**WORK TO COMPLETE:** Number of lines below with the word "else": state it and write nothing more.

Collected data entries
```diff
@@ -407,29 +432,37 @@
         for (int e = 0; e < 8; ++e) colsum[3] += v[e];
       }
     };
-    float4 rrb[8];
+    float4 rr[D][8];
     auto clampk = [&](int kt) { return kt < nk ? kt : nk - 1; };
     auto produce = [&](auto load) {
-      load(0, rra);
-      load(clampk(1), rrb);
-      stage(0, rra);
-      load(clampk(2), rra);
-      __syncthreads();
+#pragma unroll
+      for (int d = 0; d < D; ++d) load(clampk(d), rr[d]);
+      DW_WAIT(rr[0])
+      stage(0, rr[0]);
+      load(clampk(D), rr[0]);
+      DW_BARRIER()
       int kt = 0;
-      for (; kt + 2 <= nk; kt += 2) {
-        if (kt + 1 < nk) stage((kt + 1) & 1, rrb);
-        load(clampk(kt + 3), rrb);
-        __syncthreads();
-        if (kt + 2 < nk) stage((kt + 2) & 1, rra);
-        load(clampk(kt + 4), rra);
-        __syncthreads();
-      }
-      if (kt < nk) {
-        __syncthreads();
+      for (; kt + D <= nk; kt += D) {
+#pragma unroll
+        for (int d = 1; d <= D; ++d) {
+          DW_WAIT(rr[d % D])
+          if (kt + d < nk) stage(d % D, rr[d % D]);
+          load(clampk(kt + d + D), rr[d % D]);
+          DW_BARRIER()
+        }
+      }
+#pragma unroll
+      for (int d = 1; d < D; ++d) {
+        if (kt + d <= nk) {
+          DW_WAIT(rr[d])
+          if (d < D - 1 && kt + d < nk) stage(d, rr[d]);
+          DW_BARRIER()
+        }
       }
     };
     if (plain) produce(load_plain);
     else produce(load_edge);
+    DW_FINISH(0)
     if (k0d == 0 && partB) {
       float* red = reinterpret_cast<float*>(lds);
       if (op) {
@@ -445,17 +478,19 @@
   f32x16 acc[2][2];
   zero_acc(acc);
   u32x4 fa[2][X_NP], fb[2][X_NP];
-  __syncthreads();
-  for (int kt = 0; kt < nk; ++kt) {
-    const char* cur = lds + (kt & 1) * 2 * X_OPER;
+  DW_BARRIER()
+  for (int kt = 0, sl = 0; kt < nk; ++kt, sl = sl + 1 == D ? 0 : sl + 1) {
+    const char* cur = lds + sl * 2 * X_OPER;
     bx_load_frag<2, true>(cur, wm * 64, lane, 0, fa);
     bx_load_frag<2, true>(cur + X_OPER, wn * 64, lane, 0, fb);
     bx_mma<2>(fa, fb, acc);
     bx_load_frag<2, true>(cur, wm * 64, lane, 1, fa);
     bx_load_frag<2, true>(cur + X_OPER, wn * 64, lane, 1, fb);
     bx_mma<2>(fa, fb, acc);
-    __syncthreads();
-  }
+    DW_WORK_END()
+    DW_BARRIER()
+  }
+  DW_FINISH(8)
   float* outW = partW + (int64_t)s * Kd * N;
   if (interior) {
     float* ob = outW + (int64_t)(k0d + wm * 64 + 4 * (lane >> 5)) * N + n0 + wn * 64 + (lane & 31);
@@ -480,6 +515,20 @@
     }
   }
   if (k0d == 0 && partB) __syncthreads();
+#undef DW_TICK
+#undef DW_WAIT
+#undef DW_WORK_END
+#undef DW_BARRIER
+#undef DW_FINISH
+}
+
+template <bool TWIN, bool REC = false>
+__global__ __launch_bounds__(XW_THREADS, 2) void k_gemm_dw_bx(DwArgs a, DwArgs b, int nb0, float sg, float so) {
+  gemm_dw_bx_body<TWIN, REC, 2>(a, b, nb0, sg, so);
+}
+template <bool TWIN, int D>
+__global__ __launch_bounds__(XW_THREADS, 1) void k_gemm_dwring_bx(DwArgs a, DwArgs b, int nb0, float sg, float so) {
+  gemm_dw_bx_body<TWIN, false, D>(a, b, nb0, sg, so);
 }
 
 static void add_job(BxJobs& jobs, int& blocks, int64_t& entries, const float* W, int ldw, int K, int N, int trans) {
@@ -782,20 +831,32 @@
 }
 
 static int dw_attr() {
-  static AttrOnce attr_set;      
+  static AttrOnce attr_set;
   if (!attr_set.done()) {
-    RLX_HIP_TRY(hipFuncSetAttribute(reinterpret_cast<const void*>(k_gemm_dw_bx<false>), hipFuncAttributeMaxDynamicSharedMemorySize,
-                                    4 * X_OPER + 16384));
-    RLX_HIP_TRY(hipFuncSetAttribute(reinterpret_cast<const void*>(k_gemm_dw_bx<true>), hipFuncAttributeMaxDynamicSharedMemorySize,
-                                    4 * X_OPER + 16384));
-    RLX_HIP_TRY(hipFuncSetAttribute(reinterpret_cast<const void*>(k_gemm_dw_bx<false, true>), hipFuncAttributeMaxDynamicSharedMemorySize,
-                                    4 * X_OPER + 16384));
-    RLX_HIP_TRY(hipFuncSetAttribute(reinterpret_cast<const void*>(k_gemm_dw_bx<true, true>), hipFuncAttributeMaxDynamicSharedMemorySize,
-                                    4 * X_OPER + 16384));
-    attr_set.mark();  
+    const void* k2[4] = {reinterpret_cast<const void*>(k_gemm_dw_bx<false>), reinterpret_cast<const void*>(k_gemm_dw_bx<true>),
+                         reinterpret_cast<const void*>(k_gemm_dw_bx<false, true>), reinterpret_cast<const void*>(k_gemm_dw_bx<true, true>)};
+    for (const void* k : k2) RLX_HIP_TRY(hipFuncSetAttribute(k, hipFuncAttributeMaxDynamicSharedMemorySize, 4 * X_OPER + 16384));
+    RLX_HIP_TRY(hipFuncSetAttribute(reinterpret_cast<const void*>(k_gemm_dwring_bx<false, 3>), hipFuncAttributeMaxDynamicSharedMemorySize, 6 * X_OPER));
+    RLX_HIP_TRY(hipFuncSetAttribute(reinterpret_cast<const void*>(k_gemm_dwring_bx<true, 3>), hipFuncAttributeMaxDynamicSharedMemorySize, 6 * X_OPER));
+    RLX_HIP_TRY(hipFuncSetAttribute(reinterpret_cast<const void*>(k_gemm_dwring_bx<false, 4>), hipFuncAttributeMaxDynamicSharedMemorySize, 8 * X_OPER));
+    RLX_HIP_TRY(hipFuncSetAttribute(reinterpret_cast<const void*>(k_gemm_dwring_bx<true, 4>), hipFuncAttributeMaxDynamicSharedMemorySize, 8 * X_OPER));
+    attr_set.mark();
   }
   return RLX_OK;
 }
+
+static int dw_ring(rlx_ctx* ctx, int wgs, bool rec) {
+  int D = 2;
+  if (!rec) D = ctx->dw_ring ? ctx->dw_ring : (wgs <= ctx->num_cus ? 4 : 2);
+  ctx->dw_ring_last = D;
+  return D;
+}
+#define RLX_DW_LAUNCH(TWINV, DV, GRID, ST, ...)                                                                                    \
+  switch (DV) {                                                                                                                    \
+    case 4: RLX_PLAUNCH((k_gemm_dwring_bx<TWINV, 4>), GRID, dim3(XW_THREADS), 8 * X_OPER, ST, __VA_ARGS__); break;              \
+    case 3: RLX_PLAUNCH((k_gemm_dwring_bx<TWINV, 3>), GRID, dim3(XW_THREADS), 6 * X_OPER, ST, __VA_ARGS__); break;              \
+    default: RLX_PLAUNCH((k_gemm_dw_bx<TWINV>), GRID, dim3(XW_THREADS), 4 * X_OPER, ST, __VA_ARGS__); break;             \
+  }
 
 static DwArgs dw_args(const float* Hp, const float* dZ, float* pW, float* pB, int64_t M, int Kd, int ldh, int N, int64_t Mc, int ntk,
                       int ntn, const Twin* tw) {
@@ -817,12 +878,16 @@
   if (rc) return rc;
   const float gs = ctx->bx_gscale;
   ProfScope prof(ctx, PK_GEMM_DW, (tw ? 4.0 : 2.0) * (double)M * Kd * N, st, (tw ? 2.0 : 1.0) * gemm_bytes(Kd, N, M), Kd, N, (int)M, 1);
-  const DwArgs a = dw_args(Hp, dZ, pW, pB, M, Kd, ldh, N, Mc, ntk, ntn, tw);
+  DwArgs a = dw_args(Hp, dZ, pW, pB, M, Kd, ldh, N, Mc, ntk, ntn, tw);
+#if RLX_DW_STAMPS
+  a.stamps = (unsigned long long*)ctx->dbg_stamps;
+#endif
   const int nb = S * ntk * ntn;
+  const int D = dw_ring(ctx, nb * (tw ? 2 : 1), false);
   if (tw) {
-    RLX_PLAUNCH(k_gemm_dw_bx<true>, dim3(nb, 2), dim3(XW_THREADS), 4 * X_OPER, st, a, a, nb, gs, X_AINV / gs);
+    RLX_DW_LAUNCH(true, D, dim3(nb, 2), st, a, a, nb, gs, X_AINV / gs);
   } else {
-    RLX_PLAUNCH(k_gemm_dw_bx<false>, dim3(nb), dim3(XW_THREADS), 4 * X_OPER, st, a, a, nb, gs, X_AINV / gs);
+    RLX_DW_LAUNCH(false, D, dim3(nb), st, a, a, nb, gs, X_AINV / gs);
   }
   RLX_LAUNCH_CHECK();
   return RLX_OK;
@@ -843,15 +908,19 @@
                 RLX_EINVAL, "bx_launch_dw2: incomplete recompute description");
     a.rc = *j0.rc;
   }
+#if RLX_DW_STAMPS
+  a.stamps = (unsigned long long*)ctx->dbg_stamps;
+#endif
   const int nb0 = j0.S * j0.ntk * j0.ntn, nb1 = j1.S * j1.ntk * j1.ntn;
   const size_t lds = 4 * X_OPER + (j0.rc ? DW_REC_LDS : 0);
+  const int D = dw_ring(ctx, (nb0 + nb1) * (tw0 ? 2 : 1), j0.rc != nullptr);
   if (j0.rc) {
     if (tw0) { RLX_PLAUNCH((k_gemm_dw_bx<true, true>), dim3(nb0 + nb1, 2), dim3(XW_THREADS), lds, st, a, b, nb0, gs, X_AINV / gs); }
     else { RLX_PLAUNCH((k_gemm_dw_bx<false, true>), dim3(nb0 + nb1), dim3(XW_THREADS), lds, st, a, b, nb0, gs, X_AINV / gs); }
   } else if (tw0) {
-    RLX_PLAUNCH(k_gemm_dw_bx<true>, dim3(nb0 + nb1, 2), dim3(XW_THREADS), lds, st, a, b, nb0, gs, X_AINV / gs);
+    RLX_DW_LAUNCH(true, D, dim3(nb0 + nb1, 2), st, a, b, nb0, gs, X_AINV / gs);
   } else {
-    RLX_PLAUNCH(k_gemm_dw_bx<false>, dim3(nb0 + nb1), dim3(XW_THREADS), lds, st, a, b, nb0, gs, X_AINV / gs);
+    RLX_DW_LAUNCH(false, D, dim3(nb0 + nb1), st, a, b, nb0, gs, X_AINV / gs);
   }
   RLX_LAUNCH_CHECK();
   return RLX_OK;
diff --git a/rl-x_amd/csrc/mlp.hip b/rl-x_amd/csrc/mlp.hip
--- a/rl-x_amd/csrc/mlp.hip
+++ b/rl-x_amd/csrc/mlp.hip
@@ -1548,6 +1548,19 @@
   RLX_REQUIRE(false, RLX_EINVAL, "rlx_dbg_gemm_f32: mode must be 0 .. 5");
 }
 
+extern "C" int rlx_dbg_dw_slabs_f32(rlx_ctx* ctx, const float* Hp0, const float* dZ0, int K0, int N0, const float* Hp1,
+                                    const float* dZ1, int K1, int N1, int64_t M, int64_t Mc, float* out, void* stream) {
+  RLX_REQUIRE(ctx && Hp0 && dZ0 && out && M > 0 && Mc > 0 && K0 > 0 && N0 > 0, RLX_EINVAL, "rlx_dbg_dw_slabs_f32: bad args");
+  RLX_REQUIRE((Hp1 != nullptr) == (dZ1 != nullptr) && (!Hp1 || (K1 > 0 && N1 > 0)), RLX_EINVAL, "rlx_dbg_dw_slabs_f32: incomplete second job");
+  RLX_REQUIRE(K0 % 4 == 0 && N0 % 4 == 0 && (!Hp1 || (K1 % 4 == 0 && N1 % 4 == 0)), RLX_EUNSUP, "rlx_dbg_dw_slabs_f32: N and K must be multiples of 4");
+  const int S = (int)div_up(M, Mc);
+  BxDwJob j0{Hp0, dZ0, out, out + (size_t)S * K0 * N0, K0, K0, N0, Mc, S, div_up(K0, G_BM), div_up(N0, G_BN)};
+  if (!Hp1) return bx_launch_dw(ctx, Hp0, dZ0, j0.pW, j0.pB, M, K0, K0, N0, Mc, S, j0.ntk, j0.ntn, (hipStream_t)stream);
+  float* o1 = j0.pB + (size_t)S * N0;
+  BxDwJob j1{Hp1, dZ1, o1, o1 + (size_t)S * K1 * N1, K1, K1, N1, Mc, S, div_up(K1, G_BM), div_up(N1, G_BN)};
+  return bx_launch_dw2(ctx, j0, j1, M, (hipStream_t)stream);
+}
+
 extern "C" int rlx_dbg_l1_f32(rlx_ctx* ctx, int bwd, const float* X, const float* W, const float* b, const float* g,
                               const float* be, float* H, float* ln_partials, int64_t M, int O, int Hd, int act, int ln,
                               int grid, void* stream) {
diff --git a/rl-x_amd/rlx_amd/hip/lib.py b/rl-x_amd/rlx_amd/hip/lib.py
--- a/rl-x_amd/rlx_amd/hip/lib.py
+++ b/rl-x_amd/rlx_amd/hip/lib.py
@@ -157,6 +157,8 @@
     "rlx_mlp_param_count": (c_int64, [_DESCP]),
     "rlx_dbg_gemm_f32": (c_int, [c_void_p, c_int, c_void_p, c_void_p, c_void_p, c_void_p, c_int64, c_int, c_int, c_int,
                                  c_void_p]),
+    "rlx_dbg_dw_slabs_f32": (c_int, [c_void_p, c_void_p, c_void_p, c_int, c_int, c_void_p, c_void_p, c_int, c_int, c_int64, c_int64,
+                                     c_void_p, c_void_p]),
     "rlx_dbg_l1_f32": (c_int, [c_void_p, c_int] + [c_void_p] * 7 + [c_int64, c_int, c_int, c_int, c_int, c_int, c_void_p]),
     "rlx_dbg_set_option": (c_int, [c_void_p, c_char_p, c_int]),
     "rlx_dbg_get_counter": (c_int, [c_void_p, c_char_p, _I64P]),
@@ -455,6 +457,13 @@
         _check(self.lib.rlx_dbg_gemm_f32(self.h, mode, _ptr(A, f), _ptr(B, f), _ptr(C, f), _ptr(aux, f, True), M, N, K,
                                          act, _stream()), "rlx_dbg_gemm_f32")
 
+    def dbg_dw_slabs(self, Hp0, dZ0, Mc, out, Hp1=None, dZ1=None):
+        f = self.torch.float32
+        M, K0 = Hp0.shape
+        K1, N1 = (Hp1.shape[1], dZ1.shape[1]) if Hp1 is not None else (0, 0)
+        _check(self.lib.rlx_dbg_dw_slabs_f32(self.h, _ptr(Hp0, f), _ptr(dZ0, f), K0, dZ0.shape[1], _ptr(Hp1, f, True), _ptr(dZ1, f, True),
+                                             K1, N1, M, int(Mc), _ptr(out, f), _stream()), "rlx_dbg_dw_slabs_f32")
+
     def dbg_l1(self, bwd, X, W, b, g, be, H, ln_partials, act, ln, grid):
         f = self.torch.float32
         M, O = X.shape
```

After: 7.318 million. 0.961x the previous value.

**PROBLEM SOLUTION:** 6